In Ground, Bill McDowell has assembled photographs made from the “killed” negatives of noted practitioners who were commissioned by the Farm Security Administration (FSA) from 1934-1943 to document the plight of poor farmers in America during the Great Depression. The FSA photography division was run by Roy Stryker, who routinely defaced FSA negatives with a hole punch to prevent them from being printed, much to the consternation of the photographers.
McDowell first encountered a print made from a FSA “killed” negative in a magazine article about Michael Lesy’s book Long Time Coming (2002) about FSA Photography. He had a powerful, almost visceral reaction to the image. He was struck by how the presence and placement of the black hole imbued the picture made over sixty years ago with a sense of immediacy and a new visual vocabulary that could be used poetically in the current moment.
McDowell downloaded the photographs for his project from the Library of Congress website which is home to the FSA’s archive of over 145,000 images. The FSA photographers represented in Ground are: Paul Carter, Walker Evans, Theodor Jung, Russell Lee, Carl Mydans, Arthur Rothstein, Ben Shahn, John Vachon, and Marion Post Wolcott.

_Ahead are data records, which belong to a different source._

static void erode_composite(wo_planet* p, int32_t hIters, double K, double m, double dt, int32_t tIters, double talus,
                            double kThermal, int32_t gIters, double gStrength, bool checkEveryPass = true) {
    ErodeCall c(p, hIters, K, m, dt, tIters, talus, kThermal, gIters, gStrength, checkEveryPass);
    release_stage_brackets(p);
    p->stageTiming.clear(); p->erodeStats.clear();
    p->floodX.calls = 0; p->floodX.gathers = 0; p->floodX.globalFloods = 0; p->floodX.received = 0;
    if (c.total <= 0) return;
    ensure_scratch(p);
    hipStream_t s = p->ctx->stream;
    if (hIters > 0) WO_HIP(hipMemsetAsync(p->d_flowCnt, 0, (size_t)p->N * sizeof(int32_t), s));
    if (hIters > 0 && p->d_ftInflow) { WO_HIP(hipMemsetAsync(p->d_ftInflow, 0, (size_t)p->N * 4, s)); WO_HIP(hipMemsetAsync(p->d_ftExtCnt, 0, (size_t)p->N * 4, s)); }
    if (!erode_setup(c)) return;
    if (hIters > 0) erode_flood(c, 0.5);

    const bool glacial = c.gIters > 0 && c.gStrength > 0;
    if (glacial) launch(p, FAM_GLAC_INDEX, k_glac_index, c.gridN, WO_BLOCK, p->fields(), c.gStrength);
    const bool relaxedFull = p->opt.relaxedFull;
    bool midDone = false, sortAfterFlood = false;
    for (int32_t iter = 0; iter < c.total; ++iter) {
        c.clk.on = true;
        if (!midDone && iter >= c.midIter) { midDone = true; erode_flood(c, 0.85); sortAfterFlood = true; }
        c.clk.on = p->opt.stageTimingAll || p->profiling || c.total <= 16 || iter % 8 == 0;
        const bool gNow = iter < c.gIters && glacial, hNow = iter < hIters;
        const bool sortNow = relaxedFull ? (iter == 0 || sortAfterFlood) : (p->opt.relaxedSortEvery <= 1 || iter % p->opt.relaxedSortEvery == 0);
        if ((gNow || hNow) && sortNow) { sortAfterFlood = false; erode_sort(c); }
        if (gNow) { if (relaxedFull) glacial_step_relaxed(c); else glacial_step_exact(c); }
        if (hNow) {
            if (gNow && sortNow) erode_sort(c);
            hydraulic_step(c, iter);
        }
        if (iter < tIters) thermal_step(c, hNow);
    }
    c.clk.on = true;
    leftovers_so_far(c);
    if (glacial) {
        c.clk.begin("glacial_blend");
        launch(p, FAM_GLAC_BLEND, k_glacial_blend, c.gridN, WO_BLOCK, p->fields(), (const float*)p->d_e, p->d_e2);
        swap_elev(p);
        c.clk.end();
    }
    const bool mirrored = c.mir.on;
    if (mirrored) { c.clk.begin("setup"); c.mir.finish(); c.clk.end(); }
    c.clk.finish();
    c.stats(mirrored);
}

static void jacobi(wo_planet* p, int kind, int32_t iterations, double strength) {
    if (iterations <= 0) return;
    MirrorScope mir(p);
    if (iterations >= 2) mir.enter();
    coast_flags(p);
    const int gridN = xcd_grid(p->N);
    hipStream_t s = p->ctx->stream;
    if (kind == 1) WO_HIP(hipMemcpyAsync(p->d_orig, p->d_e, (size_t)p->N * sizeof(float), hipMemcpyDeviceToDevice, s));
    for (int32_t it = 0; it < iterations; ++it) {
        Fields F = p->fields();
        if (kind == 0) launch(p, FAM_SMOOTH, k_smooth, gridN, WO_BLOCK, F, (const float*)p->d_e, p->d_e2, strength);
        else if (kind == 1) launch(p, FAM_SHARPEN, k_sharpen, gridN, WO_BLOCK, F, (const float*)p->d_e, (const float*)p->d_orig, p->d_e2, strength);
        else launch(p, FAM_CREEP, k_creep, gridN, WO_BLOCK, F, (const float*)p->d_e, p->d_e2, strength);
        swap_elev(p);
    }
    mir.finish();
}

static void upload_tables(wo_planet* p, double seed) {
    uint8_t t[1024];
    noise_tables(seed, t, t + 512);
    WO_HIP(hipMemcpyAsync(p->d_tables, t, 1024, hipMemcpyHostToDevice, p->ctx->stream));
    WO_HIP(hipStreamSynchronize(p->ctx->stream));
}

static void warp(wo_planet* p, double seed, double strength, bool useHot) {
    if (!(strength > 0)) return;
    upload_tables(p, seed + 9999);
    const double maxAmp = 0.12 * strength, bias = 0.25 + 0.5 * strength;
// ... 164 lines not shown
            WO_HIP(hipMemcpyAsync(p->d_dist, nd.data(), (size_t)E * 4, hipMemcpyHostToDevice, s));
            WO_HIP(hipStreamSynchronize(s));
        }
        WO_HIP(hipMemsetAsync(p->d_e, 0, (size_t)N * 4, s));
        WO_HIP(hipMemsetAsync(p->d_ocean, 0, (size_t)N, s));
        WO_HIP(hipEventCreate(&p->evStart)); WO_HIP(hipEventCreate(&p->evStop));
        WO_HIP(hipStreamSynchronize(s));
        return p;
    } catch (const HipError& e) {
        set_error(std::string("wo_planet_create: ") + e.msg);
        if (p) wo_planet_destroy(p);
        return nullptr;
    }
}

void wo_planet_destroy(wo_planet* p) {
    if (!p) return;
    (void)hipSetDevice(p->ctx->device);
    (void)hipStreamSynchronize(p->ctx->stream);
    dfree(p->d_off); dfree(p->d_adj); dfree(p->d_dist); dfree(p->d_xyz); dfree(p->d_e); dfree(p->d_e2); dfree(p->d_hot); dfree(p->d_orig);
    flood_gpu_free(p->fgpu);
    if (p->floodLink && p->floodLinkFree) p->floodLinkFree(p->floodLink);
    p->floodLink = nullptr;
    basin_free(p);
    import_free(p);
    if (p->side) { (void)hipStreamSynchronize(p->side); (void)hipStreamDestroy(p->side); p->side = nullptr; }
    if (p->evFork) { (void)hipEventDestroy(p->evFork); p->evFork = nullptr; }
    if (p->evJoin) { (void)hipEventDestroy(p->evJoin); p->evJoin = nullptr; }
    mirror_free(p);
    dfree(p->d_ocean); dfree(p->d_coast); dfree(p->d_tables); dfree(p->d_savedE); dfree(p->d_savedOcean);
    if (p->d_oceanKnown) { (void)hipFree(p->d_oceanKnown); p->d_oceanKnown = nullptr; } if (p->d_maskDiff) { (void)hipFree(p->d_maskDiff); p->d_maskDiff = nullptr; }
    dfree(p->d_landInit); dfree(p->d_landIdx); dfree(p->d_land[0]); dfree(p->d_land[1]); dfree(p->d_keys[0]); dfree(p->d_keys[1]); dfree(p->d_rank);
    dfree(p->d_cellDist); dfree(p->d_flow); dfree(p->d_task); dfree(p->d_out); dfree(p->d_flowCnt); dfree(p->d_tr); dfree(p->d_ev); dfree(p->d_me); dfree(p->d_haloSend); dfree(p->d_haloRecv); dfree(p->d_haloBuf); if (p->h_haloBuf) { (void)hipHostFree(p->h_haloBuf); p->h_haloBuf = nullptr; } dfree(p->d_carveSlot); dfree(p->d_redoE); dfree(p->d_pendingEver); for (auto& r : p->d_rs) { if (r) (void)hipFree(r); r = nullptr; } dfree(p->d_carveG); dfree(p->d_carveExpect); dfree(p->d_carveRecs); dfree(p->d_carveSlotDone); dfree(p->d_carveDeps); dfree(p->d_carveDepCnt); dfree(p->d_carveDepPos); dfree(p->d_ftLr); dfree(p->d_ftParent); dfree(p->d_affine[0]); dfree(p->d_affine[1]); dfree(p->d_ftExtCnt); dfree(p->d_ftInflow); dfree(p->d_ftRootAcc); dfree(p->d_accCnt); dfree(p->d_jump); dfree(p->d_nj);
    dfree(p->d_doneAt); dfree(p->d_totalExcess);
    dfree(p->d_glac); dfree(p->d_iceFlow); dfree(p->d_iceTarget); dfree(p->d_arank); dfree(p->d_iceUp);
    dfree(p->d_patchOrder); dfree(p->d_slotOf); dfree(p->d_patchPending); dfree(p->d_patchTotals); dfree(p->d_patchBlk);
    dfree(p->d_listA); dfree(p->d_listB); dfree(p->d_counters);
    if (p->h_patchTotals) (void)hipHostFree(p->h_patchTotals);
    if (p->d_sortTemp) (void)hipFree(p->d_sortTemp);
    if (p->h_pinned) (void)hipHostFree(p->h_pinned);
    if (p->h_count) (void)hipHostFree(p->h_count);
    if (p->h_word) { (void)hipHostFree(p->h_word); p->h_word = nullptr; }
    for (auto& pe : p->pending) { (void)hipEventDestroy(pe.a); (void)hipEventDestroy(pe.b); }
    for (auto& b : p->stageBrackets) { (void)hipEventDestroy(b.a); (void)hipEventDestroy(b.b); }
    for (auto e : p->eventPool) (void)hipEventDestroy(e);
    if (p->evStart) (void)hipEventDestroy(p->evStart);
    if (p->evStop) (void)hipEventDestroy(p->evStop);
    delete p;
}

The book includes several photographs from 1936 that Walker Evans had made for Let Us Now Praise Famous Men, the book he published with James Agee.
McDowell organized the pictures of sharecroppers, farm laborers, homesteaders, resettlement officials, homes and farmland according to how and what they represent and the manner in which the black hole rendered by Stryker’s “violent” act abstracts them.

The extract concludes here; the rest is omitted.